Позднее так же необидно, но доходчиво, мне объяснили, что порядочные люди помогают учителю донести пакет с тетрадями (а вдруг скажут «подлиза»), а подавать пальто надо пожилым людям обязательно, независимо от пола. И женщины должны так поступать тоже. Такой политес в нашем кругу известен не был, хотя в старших классах мальчишки наши единственные выходные туфли все-таки носили за пазухой.
Надо вспомнить, что помимо беды и тягот, в войну Пермь получила и бесценные дары культуры и техники. Из Ленинграда к нам были эвакуированы Кировский театр, хореографическое училище, фонды Русского музея, часть Кировского завода и др. У родителей Руфы был абонемент в театр, мы с ней пересмотрели весь репертуар со всеми звездами: Улановой, Дудинской, Шелест, Сергеевым и многими другими. В городе осталась на некоторое время репрессированная Е.Гейденрейх и основала знаменитое теперь хореографическое училище. Часть Кировского завода превратилась в самостоятельное предприятие, как и наш, ныне в бозе почивший, телефонный завод.

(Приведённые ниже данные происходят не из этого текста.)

int lcr_pileup(lcr_ctx* c, const lcr_params* p) {
  HT("pileup");
  if (!c || !p) return LCR_E_ARG;
  if (!c->loaded) { c->err = "lcr_pileup before lcr_load_batch"; return LCR_E_STATE; }
  if (p->polya_len == 0) { c->err = "polya_len must be >= 1"; return LCR_E_ARG; }
  if ((uint64_t)c->bv.n_reads * 2ull * p->dist_to_end > 0x7FFFFF00ull * (uint64_t)LCR_BLOCK) { c->err = "dist_to_end x reads too large for one launch; split the batch"; return LCR_E_ARG; }
  HIPCHK(c, hipSetDevice(c->device));
  if (c->sor_thr < 0.f) c->sor_thr = lcr_device_sor_threshold(c->stream);
  c->dp = to_dev(p, c->sor_thr);
  c->dp.dbg = 0;
  HIPCHK(c, c->planes.reserve(std::max<size_t>((size_t)c->n_cols * LCR_NPLANES, 1) * 4));
  bool gated = false;
  BatchView& b = c->bv;
  const int nt = c->n_tiles;
  const int opb = launch_k0_opb();
  const int32_t n_blocks = (int32_t)(((uint64_t)c->n_ops + opb - 1) / opb);
  size_t desc_cap64 = (size_t)n_blocks * 128 + (size_t)b.n_reads / 4 + 1024;
  size_t pool_cap64 = (size_t)c->n_ops + (size_t)c->n_ops / 2 + (size_t)b.n_reads + (size_t)c->n_bases / LCR_TILE + 8 * desc_cap64 + 1024;
  const size_t o_ndiff = (size_t)nt + 16, o_nch = o_ndiff + nt + 8, o_cur = o_nch + nt + 8, o_acct = o_cur + nt + 8;
  const size_t o_tmp = o_acct + launch_k0_acct_words();
  const size_t fill_words = (o_tmp + launch_k1_tiles_tmp_words(nt) + 63) & ~(size_t)63;
  HIPCHK(c, c->k0_tile_fill.reserve(fill_words * 4));
  int32_t* const fill = c->k0_tile_fill.as<int32_t>();
  b.error_flag = fill + nt + 4;
  HIPCHK(c, c->tile_order.reserve(std::max(nt, 1) * 4));
  HIPCHK(c, c->tile_nbase.reserve(std::max(nt, 1) * 4));
  HIPCHK(c, c->chunk_off.reserve(((size_t)nt + 2) * 4));
  HIPCHK(c, c->read_scan.reserve(std::max<size_t>(b.n_reads, 1) * 8));
  HIPCHK(c, c->h_stage[0].reserve(64));
  int32_t n_recs = 0, bad = 0, n_ops = 0;
  const bool fuse = c->dbg_fuse_filter != 0 && c->dp.ont && nt > 0;
  c->flt_fused = false;
  if (fuse) { HIPCHK(c, c->flags.reserve(std::max<size_t>(c->n_cols, 1))); HIPCHK(c, c->tile_count.reserve(std::max(nt, 1) * 4)); }
  for (;;) {
    const size_t nsh = (size_t)launch_k0_acct_slots();
    const size_t pool_sub64 = (pool_cap64 + nsh - 1) / nsh + 256, desc_sub64 = (desc_cap64 + nsh - 1) / nsh + 64;
    if (pool_sub64 * nsh > 0xFFFFFFF0ull || desc_sub64 * nsh > 0x7FFFFFF0ull) { c->err = "batch too large for the 32-bit record pool: split it"; return LCR_E_ARG; }
    const unsigned int pool_sub = (unsigned int)pool_sub64, desc_sub = (unsigned int)desc_sub64;
    HIPCHK(c, c->k0_items.reserve(pool_sub64 * nsh * 8));
    HIPCHK(c, c->desc_tile.reserve(desc_sub64 * nsh * 4));
    HIPCHK(c, c->desc_val.reserve(desc_sub64 * nsh * 8));
    HIPCHK(c, c->chunks.reserve((pool_sub64 * nsh / 16 + desc_sub64 * nsh + 16) * 8));
    HIPCHK(c, lcr_fill_async(fill, 0, fill_words * 4, c->stream));
    if (!gated) { HIPCHK(c, c->phase.gate_stream(c->stream)); gated = true; }
    { Timer t(c, LCR_K_SPANS);
      launch_k0_ops(b, c->read_bin.as<ReadBin>(), c->blk_first_read.as<int32_t>(), c->cig0, c->n_ops, c->dp.ont, c->dp.dist_to_end, nt,
                    fill, fill + o_nch, fill + o_ndiff, fill + nt + 1, (unsigned int*)(fill + o_acct), pool_sub, c->k0_items.as<unsigned long long>(),
                    desc_sub, c->desc_tile.as<uint32_t>(), c->desc_val.p, c->read_scan.p, c->stream); }
    int32_t* const ctl = c->h_stage[0].as<int32_t>();
    if (!c->ev_ctl) HIPCHK(c, hipEventCreateWithFlags(&c->ev_ctl, hipEventDisableTiming));
    { Timer t(c, LCR_K_PILEUP);
      if (nt > 0) {
        unsigned int* d_ctl = nullptr;
        HIPCHK(c, hipHostGetDevicePointer((void**)&d_ctl, ctl, 0));
        launch_k1_tiles_a(nt, fill, fill + o_ndiff, fill + o_nch, fill + o_tmp, (unsigned int*)(fill + o_acct), launch_k0_acct_slots(),
                          (unsigned int*)(fill + nt + 1), d_ctl, c->stream);
      } else HIPCHK(c, hipMemcpyAsync(ctl, fill + nt + 1, 32, hipMemcpyDeviceToHost, c->stream));
      HIPCHK(c, hipEventRecord(c->ev_ctl, c->stream));
      if (nt > 0) launch_k1_tiles_b(nt, fill, fill + o_ndiff, fill + o_nch, fill + o_tmp, c->tile_nbase.as<int32_t>(), c->chunk_off.as<int32_t>(),
                                    c->tile_order.as<int32_t>(), c->stream);
      if (nt > 0 && c->n_ops > 0)
        launch_k0_desc_bin(fill + nt + 1, (const unsigned int*)(fill + o_acct), desc_sub, c->desc_tile.as<uint32_t>(), c->desc_val.p, c->chunk_off.as<int32_t>(), fill + o_cur,
                           c->chunks.p, n_blocks / 8 + 1, c->stream);
      launch_k1_pileup(b, c->dp, c->tile_region.as<int32_t>(), c->tile_col0.as<int32_t>(), nt, c->n_cols, fill, c->chunk_off.as<int32_t>(),
                       c->chunks.p, c->k0_items.as<unsigned long long>(), c->tile_nbase.as<int32_t>(), c->planes.as<uint32_t>(),
                       c->tile_order.as<int32_t>(), fill + o_tmp, c->stream, fuse ? c->flags.as<uint8_t>() : nullptr, fuse ? c->tile_count.as<int32_t>() : nullptr);
      if (!c->dp.ont && c->dp.dist_to_end > 0)
        launch_k1_zonefix(b, c->read_bin.as<ReadBin>(), c->dp.dist_to_end, c->dp.polya_len, c->n_cols, c->planes.as<uint32_t>(), c->stream); }
    HIPCHK(c, hipGetLastError());
    HIPCHK(c, hipEventSynchronize(c->ev_ctl));
  HT("pile:ctl");
    n_ops = ctl[1]; n_recs = ctl[2]; bad = ctl[3];
    if (*c->h_order.as<int32_t>() != 0) { c->err = "the reads of a region must be sorted by position (lcr_reads.pos)"; return LCR_E_ARG; }
    if (bad == 1) { c->err = "unknown CIGAR operation (reference panics: util.rs:944)"; return LCR_E_CIGAR; }
    if (bad == 2) { c->err = "CIGAR inconsistent with l_seq / soft clips"; return LCR_E_CIGAR; }
    if (bad == 0) break;
    pool_cap64 = std::max<size_t>(pool_cap64 * 2, ((size_t)(uint32_t)ctl[0] + 1024) * nsh);
    desc_cap64 = std::max<size_t>(desc_cap64 * 2, ((size_t)(uint32_t)ctl[4] + 1024) * nsh);
  }
  c->n_items = n_recs;
  c->pileup_bytes = c->n_bases + 8 * (int64_t)n_ops + (4 * LCR_NPLANES + 1) * c->n_cols;
  c->stage_bytes = c->n_bases + 4 * c->n_cigar + 37 * (int64_t)b.n_reads + (4 * LCR_NPLANES + 1) * c->n_cols;
  c->have_planes = true;
  c->have_cand = c->have_frag = c->have_phase = c->cand_used = false;
  c->flt_fused = fuse; c->flt_dp = c->dp;
  c->pile_platform = p->platform; c->pile_dist_to_end = p->dist_to_end;
  return LCR_OK;
}

int lcr_get_columns(lcr_ctx* c, lcr_columns* out) {
  if (!c || !out) return LCR_E_ARG;
  if (!c->have_planes) { c->err = "lcr_get_columns before lcr_pileup"; return LCR_E_STATE; }
  const size_t bytes = (size_t)c->n_cols * LCR_NPLANES * 4;
  HIPCHK(c, c->h_planes.reserve(std::max<size_t>(bytes, 1)));
  if (bytes) HIPCHK(c, hipMemcpyAsync(c->h_planes.p, c->planes.p, bytes, hipMemcpyDeviceToHost, c->stream));
  HIPCHK(c, hipStreamSynchronize(c->stream));
  out->n_cols = c->n_cols;
  out->planes = c->h_planes.as<uint32_t>();
  return LCR_OK;
}

static int cand_settle(lcr_ctx* c);
static int read_records_fresh(lcr_ctx* c);

int lcr_candidates(lcr_ctx* c, const lcr_params* p) {
  HT("cand");
  if (!c || !p) return LCR_E_ARG;
  if (!c->have_planes) { c->err = "lcr_candidates before lcr_pileup"; return LCR_E_STATE; }
  if (p->platform != c->pile_platform || p->dist_to_end != c->pile_dist_to_end) {
    c->err = "lcr_candidates: platform and dist_to_end must be those of lcr_pileup";
    return LCR_E_ARG;
  }
  HIPCHK(c, hipSetDevice(c->device));
  { int rc = phase_settle(c); if (rc) return rc; }
  HT("cand:settled");
  c->res_valid = false;
  c->dp = to_dev(p, c->dp.sor_threshold);
  const int ng = c->bv.n_regions, nt = c->n_tiles;
  if (c->cand_pending && c->cand_dl_other) HIPCHK(c, hipEventSynchronize(c->ev_cand_dl));
  HIPCHK(c, c->flags.reserve(std::max<size_t>(c->n_cols, 1)));
  HIPCHK(c, c->tile_count.reserve(std::max(nt, 1) * 4));
  HIPCHK(c, c->tile_off.reserve((std::max(nt, 1) + 1) * 4));
  HIPCHK(c, c->total.reserve(16));
  const DevParams &fa = c->flt_dp, &fb = c->dp;
  const bool have_flt = c->flt_fused && c->dbg_fuse_filter != 0 && fa.ont == fb.ont && fa.min_depth == fb.min_depth && fa.max_depth == fb.max_depth && fa.low_cnt_cut == fb.low_cnt_cut &&
                        fa.use_strand_bias == fb.use_strand_bias && fa.min_af_intron == fb.min_af_intron && fa.low_frac_cut == fb.low_frac_cut && fa.sor_threshold == fb.sor_threshold;
  { Timer t(c, LCR_K_CAND_FILTER);
    if (!have_flt) {
      c->flt_fused = false;
      launch_k2_filter(c->bv, c->dp, c->tile_region.as<int32_t>(), c->tile_col0.as<int32_t>(), nt, c->n_cols,
                       c->planes.as<uint32_t>(), c->k0_tile_fill.as<int32_t>(), c->flags.as<uint8_t>(), c->tile_count.as<int32_t>(), c->stream);
    }
  }
  HIPCHK(c, c->sv_region_off.reserve((ng + 1) * 4));
  HIPCHK(c, c->h_stage[0].reserve((ng + 2) * 4));
  int32_t* const sv_off = c->h_stage[0].as<int32_t>();
  { int32_t* d_sv = nullptr;
    HIPCHK(c, hipHostGetDevicePointer((void**)&d_sv, sv_off, 0));
    launch_scan_i32(c->scan_tmp, c->tile_count.as<int32_t>(), c->tile_off.as<int32_t>(), nt, c->total.as<int32_t>(), c->stream);
    launch_gather_i32(c->tile_off.as<int32_t>(), c->first_tile.as<int32_t>(), ng + 1, nt, c->total.as<int32_t>(), c->sv_region_off.as<int32_t>(), c->stream, d_sv); }
  const int32_t cap_guess = (c->dbg_spec_compact && nt > 0) ? c->sv_cap_guess : 0;
  if (cap_guess > 0) {
    if (!c->ev_sv) HIPCHK(c, hipEventCreateWithFlags(&c->ev_sv, hipEventDisableTiming));
    HIPCHK(c, hipEventRecord(c->ev_sv, c->stream));
    HIPCHK(c, c->survivors.reserve((size_t)cap_guess * sizeof(Survivor)));
    HIPCHK(c, c->hist.reserve((size_t)cap_guess * 124 * 4 + 64));
    HIPCHK(c, lcr_fill_async(c->hist.p, 0, (size_t)cap_guess * 124 * 4 + 64, c->stream));
    launch_k2_compact(c->bv, c->dp, c->tile_region.as<int32_t>(), c->tile_col0.as<int32_t>(), nt, c->n_cols,
                      c->planes.as<uint32_t>(), c->flags.as<uint8_t>(), c->tile_count.as<int32_t>(), c->tile_off.as<int32_t>(),
                      c->survivors.as<Survivor>(), cap_guess, c->stream);
    HIPCHK(c, hipEventSynchronize(c->ev_sv));
  } else HIPCHK(c, hipStreamSynchronize(c->stream));
  HIPCHK(c, hipGetLastError());
  const int32_t n_sv = sv_off[ng];
  const bool compacted = cap_guess > 0 && n_sv <= cap_guess;
  c->sv_cap_guess = n_sv > 0 ? n_sv + n_sv / 4 + 64 : 0;
  HT("cand:n_sv");
  if (c->phase.dbg.prof) fprintf(stderr, "[cand] %d survivors of the count filters in %lld columns, %d reads\n", n_sv, (long long)c->n_cols, c->bv.n_reads);
  HIPCHK(c, c->survivors.reserve(std::max(n_sv, 1) * sizeof(Survivor)));
  HIPCHK(c, c->hist.reserve(std::max<size_t>(n_sv, 1) * 124 * 4 + 64));
  HIPCHK(c, c->cand_tmp.reserve(std::max<size_t>(n_sv, 1) * sizeof(lcr_candidate)));
  HIPCHK(c, c->keep.reserve(((size_t)std::max(n_sv, 1) * 3 + 2) * 4));
  HIPCHK(c, c->d_cand.reserve(std::max<size_t>(n_sv, 1) * sizeof(lcr_candidate)));
  HIPCHK(c, c->d_cand_off.reserve((ng + 1) * 4));
  int32_t* const d_keep = c->keep.as<int32_t>();
  int32_t* const d_pos = d_keep + std::max(n_sv, 1);
  int32_t* const d_idx = d_pos + std::max(n_sv, 1) + 1;
  c->h_cand.clear();
  c->h_cand_off.assign(ng + 1, 0);
  c->hits_valid = false;
  if (n_sv) {
    const bool tiles_ok = c->dp.ont && p->max_depth <= 65535u;
    const bool hist_tiles = tiles_ok && c->dbg_hist_tiles >= 0 && (c->dbg_hist_tiles > 0 || (int64_t)n_sv * 8 >= c->n_cols);
    if (!compacted) HIPCHK(c, lcr_fill_async(c->hist.p, 0, (size_t)n_sv * 124 * 4 + 64, c->stream));
    c->hits_valid = !hist_tiles && c->dbg_k3_hits != 0;
    c->hits_n_sv = n_sv;
    if (c->hits_valid) {
      HIPCHK(c, c->hit_cnt.reserve(std::max<size_t>(c->bv.n_reads, 1) * 4));
      HIPCHK(c, c->hit_list.reserve(std::max<size_t>(c->bv.n_reads, 1) * LCR_HITS * 8));
      HIPCHK(c, c->ovf_list.reserve(std::max<size_t>(c->bv.n_reads, 1) * 4));
    }
    { Timer t(c, LCR_K_CAND_HIST);
      if (!compacted)
      launch_k2_compact(c->bv, c->dp, c->tile_region.as<int32_t>(), c->tile_col0.as<int32_t>(), nt, c->n_cols,
                        c->planes.as<uint32_t>(), c->flags.as<uint8_t>(), c->tile_count.as<int32_t>(), c->tile_off.as<int32_t>(),
                        c->survivors.as<Survivor>(), n_sv, c->stream);
      if (hist_tiles)
        launch_k2_hist_tiles(c->bv, c->tile_col0.as<int32_t>(), nt, c->tile_count.as<int32_t>(), c->tile_off.as<int32_t>(), c->survivors.as<Survivor>(),
                             c->chunk_off.as<int32_t>(), c->chunks.p, c->k0_items.as<unsigned long long>(), c->hist.as<uint32_t>(), c->stream);
      else
        launch_k2_hist(c->bv, c->dp, c->read_bin.as<ReadBin>(), c->survivors.as<Survivor>(), c->tile_off.as<int32_t>(), nt, n_sv, c->hist.as<uint32_t>(),
                       c->hits_valid ? c->hit_cnt.as<int32_t>() : nullptr, c->hit_list.p, (int32_t*)(c->hist.as<uint32_t>() + (size_t)n_sv * 124), c->ovf_list.as<int32_t>(),
                       c->stream); }
    { Timer t(c, LCR_K_CAND_GT);
      launch_k2_gt(c->dp, c->survivors.as<Survivor>(), n_sv, c->hist.as<uint32_t>(), c->bv.start0,
                   c->cand_tmp.as<lcr_candidate>(), d_keep, c->stream); }
  }
  HIPCHK(c, c->h_stage[1].reserve(std::max<size_t>(n_sv, 1) * sizeof(lcr_candidate)));
  HIPCHK(c, c->h_stage[2].reserve((size_t)(ng + 1) * 4));
  { lcr_candidate* hp = nullptr; int32_t* ho = nullptr;
    HIPCHK(c, hipHostGetDevicePointer((void**)&hp, c->h_stage[1].p, 0));
    HIPCHK(c, hipHostGetDevicePointer((void**)&ho, c->h_stage[2].p, 0));
    if (ng == 0) c->h_stage[2].as<int32_t>()[0] = 0;
    launch_k2_finish(c->scan_tmp, c->cand_tmp.as<lcr_candidate>(), d_keep, n_sv, c->sv_region_off.as<int32_t>(), ng, d_pos, d_idx,
                     c->d_cand.as<lcr_candidate>(), c->d_cand_off.as<int32_t>(), p->dense_win, p->min_dense_cnt, c->stream, hp, ho); }
  HT("cand:finish_q");
  c->cand_dl_other = false;
  HIPCHK(c, c->region_rows.reserve(std::max(ng, 1) * 4));
  HIPCHK(c, c->h_stage[3].reserve(std::max(ng, 1) * 4));
  HIPCHK(c, c->row_region_off.reserve((ng + 1) * 4));
  { int32_t* d_rr = nullptr;
    HIPCHK(c, hipHostGetDevicePointer((void**)&d_rr, c->h_stage[3].p, 0));
    launch_k3_rows_offsets(c->bv, c->d_cand.as<lcr_candidate>(), c->d_cand_off.as<int32_t>(), c->region_rows.as<int32_t>(), c->row_region_off.as<int32_t>(), c->stream, d_rr); }
  if (!c->ev_cand) HIPCHK(c, hipEventCreateWithFlags(&c->ev_cand, hipEventDisableTiming));
  HIPCHK(c, hipEventRecord(c->ev_cand, c->stream));
  HIPCHK(c, hipGetLastError());
  c->cand_pending = true;
  c->have_cand = true;
  HT("cand:ret");
  c->have_frag = c->have_phase = c->cand_used = false;
  return LCR_OK;
}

Так мы, в тесноте, да не в обиде, проучились и 6й класс. Если уроков было меньше, бегали в клуб имени Ленина и смотрели там фильмы, посылаемые по ленд-лизу: «Тетку Чарлея», «Серенаду солнечной долины», «Девушку моей мечты» с Марикой Рекк, уморительный «Скандал в Клошмерле». И перед началом 7го класса вдруг узнаем, что нас разделяют, как теперь бы сказали, по гендерному признаку. Мы теперь будем женской школой. До сих пор не могу понять, как и зачем (именно зачем) это могло случиться. Шел 1943 год. Еще не закончилась Сталинградская битва, по-настоящему не был ясен исход войны. Школы уплотнены и переполнены. В это время такая реформа могла придти в голову только тяжелому параноику или старой деве с идефикс, но как там-то за ней не уследили? Мы в классе крепко сдружились. Появился коллектив. Мальчишки наши не хотели уходить в другую школу. Весь год кто-нибудь из них вдруг появлялся в классе, тихонько устраивался на задней парте и просиживал урок. Учителя делали вид, что ничего не замечают.
Шесть лет у Верхоланцевой учился
На улице Долматовской малец.
А там пришел указ. И все. Конец –
Он в школе на Советской очутился.
Но он с седьмой уже сроднился –
Не мог забыть он теплоту сердец
Учителей своих… (Г.Иванов)
Долматовской называлась тогда улица Попова.